EGU General Assembly 2021
© Author(s) 2022. This work is distributed under
the Creative Commons Attribution 4.0 License.

Clustering coupled biochemical-physical model results formalizes regional provinces in a coastal region

Susan Allen1, Tereza Jarnikova1, Elise Olson1, and Debby Ianson2,1
Susan Allen et al.
  • 1University of British Columbia, Earth and Ocean Sciences, Vancouver, Canada (
  • 2Institute of Ocean Sciences, Fisheries and Oceans Canada, Sidney, BC, Canada

Coastal regions by their very nature are dynamically diverse.  Within one geographical region there are often multiple areas dominated by substantially different dynamics that shape not only the physical characteristics but also the ecosystem.  The Salish Sea, in the northeast Pacific, is an excellent example with strongly tidally mixed regions, freshwater-dominated regions, and regions directly influenced by the open ocean.  These regions are generally well known and multiple disciplines refer to them with various boundaries and under various names.  Here we use unsupervised clustering on numerical model results to formalize these regional provinces.  The model is SalishSeaCast,  a three-dimensional real-time coupled bio-chem-physical model based on the NEMO framework.  We find that the regions clustered on ecosystem variables (phytoplankton biomass) spatially coincide with those clustered on physical variables, particularly the stratification as diagnosed by the halocline depth.  The clusters are robust across years with interannual variability manifesting mostly in changes in the size of the clusters.  As the clusters are dynamically distinct, they provide a natural framework on which to evaluate the model against observations.  We find that the model accurately simulates each of the major clusters.  The spatial and temporal resolution of the model can then characterize these different clusters more systematically than the observations, revealing biases associated with sparse sampling in the observations.
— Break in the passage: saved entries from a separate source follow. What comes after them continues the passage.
kc_status batch_begin(kc_ctx* c, const kc_zstd_opts* o, const uint8_t* d_src_base, const uint64_t* unit_off, uint32_t n_units,
                      uint8_t* d_dst, uint64_t dst_cap, ChunkFeed* feed) {
    hipStream_t st = c->stream;
    if (c->pend) { c->err = "a batch is already in flight on this context"; return KC_ERR_BAD_ARG; }
    const int bs = o->block_size;
    Plan& pl = c->plan;
    pl.n_units = n_units;
    pl.blk0.resize(n_units + 1);
    pl.stage_off.resize(n_units + 1);
    pl.rel_off.resize(n_units + 1);
    uint64_t so = 0;
    uint32_t nb = 0;
    const bool irregular = c->cuts != nullptr;
    pl.blk_start.clear();
    pl.unit_flags.clear();
    for (uint32_t i = 0; i < n_units; i++) {
        const uint64_t len = unit_off[i + 1] - unit_off[i];
        pl.blk0[i] = nb;
        pl.stage_off[i] = so;
        pl.rel_off[i] = unit_off[i] - unit_off[0];
        uint32_t ub = (uint32_t)((len - (c->job_hist ? c->job_hist[i] : 0) + bs - 1) / bs);
        if (irregular) {
            const uint64_t* cp = c->cuts + c->cut_off[c->cut_unit0 + i];
            const uint64_t nc = c->cut_off[c->cut_unit0 + i + 1] - c->cut_off[c->cut_unit0 + i];
            uint32_t fl = 0;
            ub = plan_stream_blocks((uint64_t)bs, len, cp, nc, &pl.blk_start, &fl);
            pl.unit_flags.push_back(fl);
        }
        nb += ub;
        so += ((uint64_t)kc_zstd_max_encoded_size(o, (int64_t)len) + (irregular ? 3ull * (c->cut_off[c->cut_unit0 + i + 1] - c->cut_off[c->cut_unit0 + i]) + 3ull : 0ull) + 15) & ~(uint64_t)15;
    }
    pl.blk0[n_units] = nb;
    pl.stage_off[n_units] = so;
    pl.rel_off[n_units] = unit_off[n_units] - unit_off[0];
    pl.n_blocks = nb;
    pl.seq_stride = (uint32_t)(bs / 4 + 8);
    pl.lit_stride = (uint32_t)(bs + 64);
    if (so > dst_cap) { c->err = "dst_cap smaller than the sum of MaxEncodedSize(unit)"; return KC_ERR_DST_TOO_SMALL; }

    kc_status s;
    if ((s = ensure(c, c->unit_off, (n_units + 1) * 8)) || (s = ensure(c, c->unit_blk0, (n_units + 1) * 4)) ||
        (s = ensure(c, c->stage_off, (n_units + 1) * 8)) || (s = ensure(c, c->out_off, (n_units + 1 + (feed ? feed->cut.size() : 0)) * 8)) ||
        (s = ensure(c, c->seqs, (size_t)nb * pl.seq_stride * 8)) || (s = ensure(c, c->aux, (size_t)nb * pl.seq_stride * 8)) ||
        (s = ensure(c, c->lits, (size_t)nb * pl.lit_stride)) || (s = ensure(c, c->meta, (size_t)nb * sizeof(KcBlkMeta))) ||
        (s = ensure(c, c->stage, so + 64)) || (s = ensure(c, c->out_size, (size_t)n_units * 4)) ||
        (s = ensure(c, c->xxh, (size_t)n_units * 8)) || (s = ensure(c, c->redo, (size_t)n_units * 4)) ||
        (s = ensure(c, c->redo_blk, (size_t)nb + 1)) || (s = ensure(c, c->pop_blk, (size_t)nb + 1)) || (s = ensure(c, c->unit_list, (size_t)n_units * 4)) ||
        (s = ensure(c, c->predef, kc_fse_predef_bytes())) || (s = ensure(c, c->errflag, 64)))
        return s;
    if (!c->predef_ready) {
        kc_launch_fse_predef_init(c->predef.p, st);
        c->predef_ready = true;
    }
    if (irregular) {
        if ((s = ensure(c, c->blk_start, ((size_t)nb + 1) * 4)) || (s = ensure(c, c->unit_flags, (size_t)n_units * 4))) return s;
        if (nb) HIPCHK(c, hipMemcpyAsync(c->blk_start.p, pl.blk_start.data(), (size_t)nb * 4, hipMemcpyHostToDevice, st));
        HIPCHK(c, hipMemcpyAsync(c->unit_flags.p, pl.unit_flags.data(), (size_t)n_units * 4, hipMemcpyHostToDevice, st));
    }
    {
        auto same = [](const std::vector<uint8_t>& held, const void* p, size_t n, const void* dev, const void* held_dev) {
            return dev == held_dev && held.size() == n && memcmp(held.data(), p, n) == 0;
        };
        auto keep = [](std::vector<uint8_t>& held, const void* p, size_t n) { held.assign((const uint8_t*)p, (const uint8_t*)p + n); };
        const size_t n8 = (size_t)(n_units + 1) * 8, n4 = (size_t)(n_units + 1) * 4;
        if (!same(c->up_unit_off, pl.rel_off.data(), n8, c->unit_off.p, c->up_ptr[0])) {
            HIPCHK(c, hipMemcpyAsync(c->unit_off.p, pl.rel_off.data(), n8, hipMemcpyHostToDevice, st));
            keep(c->up_unit_off, pl.rel_off.data(), n8);
            c->up_ptr[0] = c->unit_off.p;
        }
        if (!same(c->up_blk0, pl.blk0.data(), n4, c->unit_blk0.p, c->up_ptr[1])) {
            HIPCHK(c, hipMemcpyAsync(c->unit_blk0.p, pl.blk0.data(), n4, hipMemcpyHostToDevice, st));
            keep(c->up_blk0, pl.blk0.data(), n4);
            c->up_ptr[1] = c->unit_blk0.p;
        }
        if (!same(c->up_stage_off, pl.stage_off.data(), n8, c->stage_off.p, c->up_ptr[2])) {
            HIPCHK(c, hipMemcpyAsync(c->stage_off.p, pl.stage_off.data(), n8, hipMemcpyHostToDevice, st));
            keep(c->up_stage_off, pl.stage_off.data(), n8);
            c->up_ptr[2] = c->stage_off.p;
        }
    }

    const uint8_t* d_src = d_src_base + unit_off[0];
    const bool useDict = o->dict != nullptr && o->dict_len > 0;
    const int hist0 = useDict ? (int)o->dict_len : 0;
    uint64_t maxLen = 16;
    for (uint32_t i = 0; i < n_units; i++) maxLen = std::max<uint64_t>(maxLen, unit_off[i + 1] - unit_off[i]);
    pl.max_unit_bytes = maxLen;
    int pos_bits = 1;
    while (((uint64_t)1 << pos_bits) <= (uint64_t)hist0 + maxLen + 2) pos_bits++;
    if (std::min<uint64_t>((uint64_t)o->window_size, (uint64_t)hist0 + maxLen) + 3 > 0xFFFFFFull) {
        c->err = "window above 8 MiB with units above 16 MiB: offsets beyond the device path's 24-bit sequence field";
        return KC_ERR_UNSUPPORTED;
    }
    const uint8_t* k_src = d_src;
    const uint64_t* k_off = (const uint64_t*)c->unit_off.p;
    if (useDict) {
        std::vector<uint64_t> woff(n_units + 1);
        for (uint32_t i = 0; i <= n_units; i++) woff[i] = pl.rel_off[i] + (uint64_t)i * (uint64_t)hist0;
        if ((s = ensure(c, c->work, woff[n_units] + 64)) || (s = ensure(c, c->work_off, (n_units + 1) * 8)) ||
            (s = ensure(c, c->dictbuf, (size_t)hist0 + 64)) || (s = ensure(c, c->proto, kc_zbetter_table_bytes())))
            return s;
        HIPCHK(c, hipMemcpyAsync(c->work_off.p, woff.data(), (n_units + 1) * 8, hipMemcpyHostToDevice, st));
        const bool epochMode = better_epoch_mode(c, o->level, pos_bits, hist0);
        uint64_t key = 0xcbf29ce484222325ULL;
        for (int i = 0; i < hist0; i++) key = (key ^ o->dict[i]) * 0x100000001b3ULL;
        key ^= ((uint64_t)(uint32_t)hist0 << 32) ^ ((uint64_t)o->level << 8) ^ ((uint64_t)pos_bits << 16) ^ (epochMode ? (uint64_t)1 << 24 : 0);
        if (key == 0) key = 1;
        const size_t tbz = kc_zbetter_table_bytes();
        if (c->proto_key != key || c->proto_ptr != c->proto.p || c->dictbuf_ptr != c->dictbuf.p) {
            c->proto_key = 0;
            HIPCHK(c, hipMemcpyAsync(c->dictbuf.p, o->dict, (size_t)hist0, hipMemcpyHostToDevice, st));
            std::vector<uint8_t> proto(tbz, 0);
            if (o->level == KC_SPEED_BEST) {  }
            else if (o->level == KC_SPEED_BETTER) {
                build_better_dict_tables(o->dict, (size_t)hist0, pos_bits, proto.data(), epochMode ? 4 : 0);
            } else if (o->level == KC_SPEED_DEFAULT) {
                build_dfast_dict_long(o->dict, (size_t)hist0, pos_bits, (uint32_t*)proto.data());
                build_fast_dict_table(o->dict, (size_t)hist0, pos_bits, (uint32_t*)(proto.data() + ((size_t)4 << 17)));
            } else build_fast_dict_table(o->dict, (size_t)hist0, pos_bits, (uint32_t*)proto.data());
            HIPCHK(c, hipMemcpyAsync(c->proto.p, proto.data(), proto.size(), hipMemcpyHostToDevice, st));
            HIPCHK(c, hipStreamSynchronize(st));
            c->proto_key = key;
            c->proto_ptr = c->proto.p;
            c->dictbuf_ptr = c->dictbuf.p;
        } else {
            HIPCHK(c, hipStreamSynchronize(st));
        }
        kc_launch_prefix_units(d_src, (const uint64_t*)c->unit_off.p, (const uint64_t*)c->work_off.p, (const uint8_t*)c->dictbuf.p,
                               (uint32_t)hist0, (uint8_t*)c->work.p, n_units, st);
        k_src = (const uint8_t*)c->work.p;
        k_off = (const uint64_t*)c->work_off.p;
    }
    if (c->job_hist) {
        if (useDict) { c->err = "jobs of a WithConcurrentBlocks stream take no dictionary"; return KC_ERR_INTERNAL; }
        if ((s = ensure(c, c->d_job_hist, (size_t)n_units * 4)) || (s = ensure(c, c->d_job_flags, (size_t)n_units * 4))) return s;
        HIPCHK(c, hipMemcpyAsync(c->d_job_hist.p, c->job_hist, (size_t)n_units * 4, hipMemcpyHostToDevice, st));
        HIPCHK(c, hipMemcpyAsync(c->d_job_flags.p, c->job_flags, (size_t)n_units * 4, hipMemcpyHostToDevice, st));
    }
    KcMatchParams mp;
    memset(&mp, 0, sizeof(mp));
    mp.unit_hist = c->job_hist ? (const uint32_t*)c->d_job_hist.p : nullptr;
    mp.job_flags = c->job_hist ? (const uint32_t*)c->d_job_flags.p : nullptr;
    mp.src = k_src;
    mp.src_end = k_src + (useDict ? pl.rel_off[n_units] + (uint64_t)n_units * (uint64_t)hist0 : pl.rel_off[n_units]);
    mp.unit_off = k_off;
    mp.hist0 = hist0;
    mp.pos_bits = pos_bits;
    mp.stream_mode = c->stream_mode;
    mp.rep1 = (int32_t)o->dict_offsets[0];
    mp.rep2 = (int32_t)o->dict_offsets[1];
    mp.rep3 = (int32_t)o->dict_offsets[2];
    if (mp.rep1 <= 0 || mp.rep2 <= 0 || mp.rep3 <= 0) { mp.rep1 = 1; mp.rep2 = 4; mp.rep3 = 8; }
    mp.unit_blk0 = (const uint32_t*)c->unit_blk0.p;
    mp.seqs = (uint64_t*)c->seqs.p;
    mp.meta = (KcBlkMeta*)c->meta.p;
    mp.pop_blk = nullptr;
    mp.unit_list = nullptr;
    mp.blk_start = irregular ? (const uint32_t*)c->blk_start.p : nullptr;
    mp.unit_flags = irregular ? (const uint32_t*)c->unit_flags.p : nullptr;
    mp.seq_stride = pl.seq_stride;
    mp.block_size = bs;
    mp.max_match_off = o->window_size;
    mp.spec_w0 = c->cfg.spec_w0 >= 0 ? (int)c->cfg.spec_w0 : (o->level == KC_SPEED_DEFAULT ? 2 : (o->level == KC_SPEED_BETTER ? 16 : 1));
    mp.spec_grow = c->cfg.spec_grow >= 0 ? (int)c->cfg.spec_grow : (o->level == KC_SPEED_FASTEST ? 1 : (o->level == KC_SPEED_BETTER ? 0 : 2));
    if (mp.spec_w0 < 1) mp.spec_w0 = 1;
    if (mp.spec_w0 > 64) mp.spec_w0 = 64;

    KcEntropyParams ep;
    memset(&ep, 0, sizeof(ep));
    ep.unit_hist = mp.unit_hist;
    ep.job_flags = mp.job_flags;
    ep.src = k_src;
    ep.unit_off = k_off;
    ep.hist0 = hist0;
    ep.stream_mode = c->stream_mode;
    ep.stream_sync = o->concurrent == 1;
    ep.dict_huf = nullptr;
    ep.dict_huf_len = 0;
    ep.dict_huf_log = 0;
    if (o->dict_huf_len > 0) {
        uint8_t blobh[768];
        memcpy(blobh, o->dict_huf_val, 512);
        memcpy(blobh + 512, o->dict_huf_nbits, 256);
        if ((s = ensure(c, c->dicthuf, 768))) return s;
        HIPCHK(c, hipMemcpyAsync(c->dicthuf.p, blobh, 768, hipMemcpyHostToDevice, st));
        HIPCHK(c, hipStreamSynchronize(st));
        ep.dict_huf = (const uint8_t*)c->dicthuf.p;
        ep.dict_huf_len = o->dict_huf_len;
        ep.dict_huf_log = o->dict_huf_log;
    }
    ep.unit_blk0 = mp.unit_blk0;
    ep.seqs = mp.seqs;
    ep.meta = mp.meta;
    ep.lits = (uint8_t*)c->lits.p;
    ep.aux = (uint64_t*)c->aux.p;
    ep.stage = (uint8_t*)c->stage.p;
    ep.stage_off = (const uint64_t*)c->stage_off.p;
    ep.out_size = (uint32_t*)c->out_size.p;
    ep.xxh = (const uint64_t*)c->xxh.p;
    ep.redo_mask = (uint32_t*)c->redo.p;
    ep.redo_blk = (uint8_t*)c->redo_blk.p;
    ep.blk_start = mp.blk_start;
    ep.unit_flags = mp.unit_flags;
    ep.unit_list = nullptr;
    ep.predef = c->predef.p;
    ep.seq_stride = pl.seq_stride;
    ep.lit_stride = pl.lit_stride;
    ep.block_size = bs;
    ep.window_size = o->window_size;
    ep.crc = o->crc;
    ep.single = o->single;
    ep.no_entropy = o->no_entropy;
    ep.all_lit_entropy = o->all_lit_entropy;
    ep.full_zero = o->full_zero;
    ep.dict_id = o->dict_id;
    ep.err_flag = (uint32_t*)c->errflag.p;
    if ((s = ensure(c, c->rawdef, ((size_t)nb + 1) * sizeof(KcRawDef))) != KC_OK) return s;
    ep.rawdef = (KcRawDef*)c->rawdef.p;
    const bool fuse_xxh = c->cfg.fuse_raw_xxh != 0 && o->crc && !c->job_hist && !useDict && hist0 == 0 && !irregular && (bs % 256) == 0 && feed == nullptr;
    ep.unit_raw = nullptr;
    if (fuse_xxh) {
        if ((s = ensure(c, c->unit_raw, (size_t)n_units * 4 + 4)) != KC_OK) return s;
        ep.unit_raw = (uint32_t*)c->unit_raw.p;
        ep.xxh = nullptr;
    }
    {
        KcClearList cl;
        memset(&cl, 0, sizeof(cl));
        auto add = [&](void* q, size_t bytes) { cl.p[cl.count] = q; cl.n16[cl.count] = (bytes + 15) / 16; cl.count++; };
        add(c->redo.p, (size_t)n_units * 4);
        add(c->redo_blk.p, (size_t)nb + 1);
        add(c->errflag.p, 64);
        add(c->rawdef.p, ((size_t)nb + 1) * sizeof(KcRawDef));
        if (fuse_xxh) add(c->unit_raw.p, (size_t)n_units * 4);
        kc_launch_clear(cl, st);
    }
    ep.prof = nullptr;
    const bool k2prof = c->cfg.k2_prof != 0;
    if (k2prof) {
        if ((s = ensure(c, c->prof, 48 * 8)) != KC_OK) return s;
        HIPCHK(c, hipMemsetAsync(c->prof.p, 0, 48 * 8, st));
        ep.prof = (unsigned long long*)c->prof.p;
        mp.prof = (unsigned long long*)c->prof.p + 32;
    }

    if (c->chain_after) HIPCHK(c, hipStreamWaitEvent(st, c->chain_after->ev[2], 0));
    HIPCHK(c, hipEventRecord(c->ev[0], st));
    c->prescan_ran = false;
    {
        const bool tuned_now = c->cfg.zfast_variant < 0 ? c->last_incompressible : c->cfg.zfast_variant == 1;
        const bool want = c->cfg.zfast_prescan > 0 || (c->cfg.zfast_prescan < 0 && tuned_now);
        if (want && o->level == KC_SPEED_FASTEST && fuse_xxh && !c->stream_mode && !o->all_lit_entropy && bs >= 16 && n_units > 0) {
            if (c->probe_bs != bs || c->probe_rel.p == nullptr) {
                std::vector<uint32_t> rel(4096);
                uint32_t n = kc_zfast_probe_positions(bs, rel.data(), (uint32_t)rel.size());
                if (n > rel.size()) { rel.resize(n); n = kc_zfast_probe_positions(bs, rel.data(), (uint32_t)rel.size()); }
                if ((s = ensure(c, c->probe_rel, (size_t)n * 4 + 16)) != KC_OK) return s;
                HIPCHK(c, hipMemcpyAsync(c->probe_rel.p, rel.data(), (size_t)n * 4, hipMemcpyHostToDevice, st));
                HIPCHK(c, hipStreamSynchronize(st));
                c->probe_bs = bs;
                c->probe_n = n;
            }
            if ((s = ensure(c, c->unit_done, (size_t)n_units * 4 + 16)) != KC_OK) return s;
            KcPrescanParams pp;
            memset(&pp, 0, sizeof(pp));
            pp.src = k_src;
            pp.unit_off = k_off;
            pp.unit_blk0 = mp.unit_blk0;
            pp.n_units = n_units;
            pp.block_size = bs;
            pp.probe_rel = (const uint32_t*)c->probe_rel.p;
            pp.n_probe = c->probe_n;
            pp.rep1 = mp.rep1;
            pp.rep2 = mp.rep2;
            pp.meta = mp.meta;
            pp.unit_done = (uint32_t*)c->unit_done.p;
            pp.stage = ep.stage;
            pp.stage_off = ep.stage_off;
            pp.out_size = ep.out_size;
            pp.rawdef = ep.rawdef;
            pp.unit_raw = ep.unit_raw;
            pp.window_size = o->window_size;
            pp.crc = o->crc;
            pp.single = o->single;
            pp.dict_id = o->dict_id;
            kc_launch_zfast_prescan(pp, st);
            mp.unit_done = pp.unit_done;
            ep.unit_done = pp.unit_done;
            c->prescan_ran = true;
        }
    }
    mp.unit_base = 0;
    ep.unit_base = 0;
    if (feed == nullptr) {
        if (o->crc && !c->job_hist && !fuse_xxh) kc_launch_xxh64(d_src, (const uint64_t*)c->unit_off.p, n_units, (uint64_t*)c->xxh.p, st);
        HIPCHK(c, hipEventRecord(c->ev[1], st));
        if ((s = launch_match(c, mp, unit_off, n_units, n_units, bs, st, o->level)) != KC_OK) return s;
    } else {
        if (useDict) { c->err = "chunk feed does not take dictionaries"; return KC_ERR_INTERNAL; }
        HIPCHK(c, hipEventRecord(c->ev[1], st));
        if ((s = prepare_tables(c, mp, n_units, st, o->level)) != KC_OK) return s;
        const bool feed_lds = zfast_use_lds(c, mp, n_units, o->level);
        HIPCHK(c, hipEventRecord(c->ev[6], st));
        const size_t nchunk = feed->cut.size() - 1;
        for (size_t k = 0; k < nchunk; k++) {
            if (!feed->wait_recorded(k)) { c->err = "host pipeline: staging failed"; return KC_ERR_HIP; }
            hipStream_t sk = feed->streams[k % feed->streams.size()];
            const uint32_t u0 = feed->cut[k], nk = feed->cut[k + 1] - feed->cut[k];
            HIPCHK(c, hipStreamWaitEvent(sk, c->ev[6], 0));
            HIPCHK(c, hipStreamWaitEvent(sk, feed->landed[k], 0));
            if (o->crc) kc_launch_xxh64(d_src, (const uint64_t*)c->unit_off.p + u0, nk, (uint64_t*)c->xxh.p + u0, sk);
            KcMatchParams mk = mp;
            mk.unit_base = u0;
            launch_match_kernel(c, mk, u0, nk, sk, o->level, feed_lds);
            KcEntropyParams ek = ep;
            ek.unit_base = u0;
            kc_launch_zstd_entropy(ek, nk, sk);
            feed->loc_off = (uint64_t*)c->out_off.p;
            kc_launch_scan_sizes((const uint32_t*)c->out_size.p + u0, nk, feed->loc_off + u0 + k, sk);
            kc_launch_compact((const uint8_t*)c->stage.p, (const uint64_t*)c->stage_off.p + u0, (const uint32_t*)c->out_size.p + u0,
                              feed->loc_off + u0 + k, d_dst + pl.stage_off[u0], nk, sk, ep.src, ep.unit_off + u0, ep.unit_blk0 + u0, ep.rawdef);
            HIPCHK(c, hipEventRecord(feed->done[k], sk));
        }
        for (size_t k = 0; k < nchunk; k++) HIPCHK(c, hipStreamWaitEvent(st, feed->done[k], 0));
    }
    HIPCHK(c, hipEventRecord(c->ev[2], st));
    HIPCHK(c, hipGetLastError());
    Pending* P = new Pending();
    P->o = *o;
    P->mp = mp;
    P->ep = ep;
    P->unit_off.assign(unit_off, unit_off + n_units + 1);
    P->n_units = n_units;
    P->d_dst = d_dst;
    P->need = pl.stage_off[n_units];
    P->fed = feed != nullptr;
    P->bs = bs;
    P->k2prof = k2prof;
    c->pend = P;
    return KC_OK;
}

Two examples will be given, one addressing a long-standing issue of the productivity gradient in the stratified main basin, the Strait of Georgia, and another concerning the seasonal cycle of productivity in the ocean-influenced Juan de Fuca Strait.

How to cite: Allen, S., Jarnikova, T., Olson, E., and Ianson, D.: Clustering coupled biochemical-physical model results formalizes regional provinces in a coastal region, EGU General Assembly 2021, online, 19–30 Apr 2021, EGU21-13765,, 2021.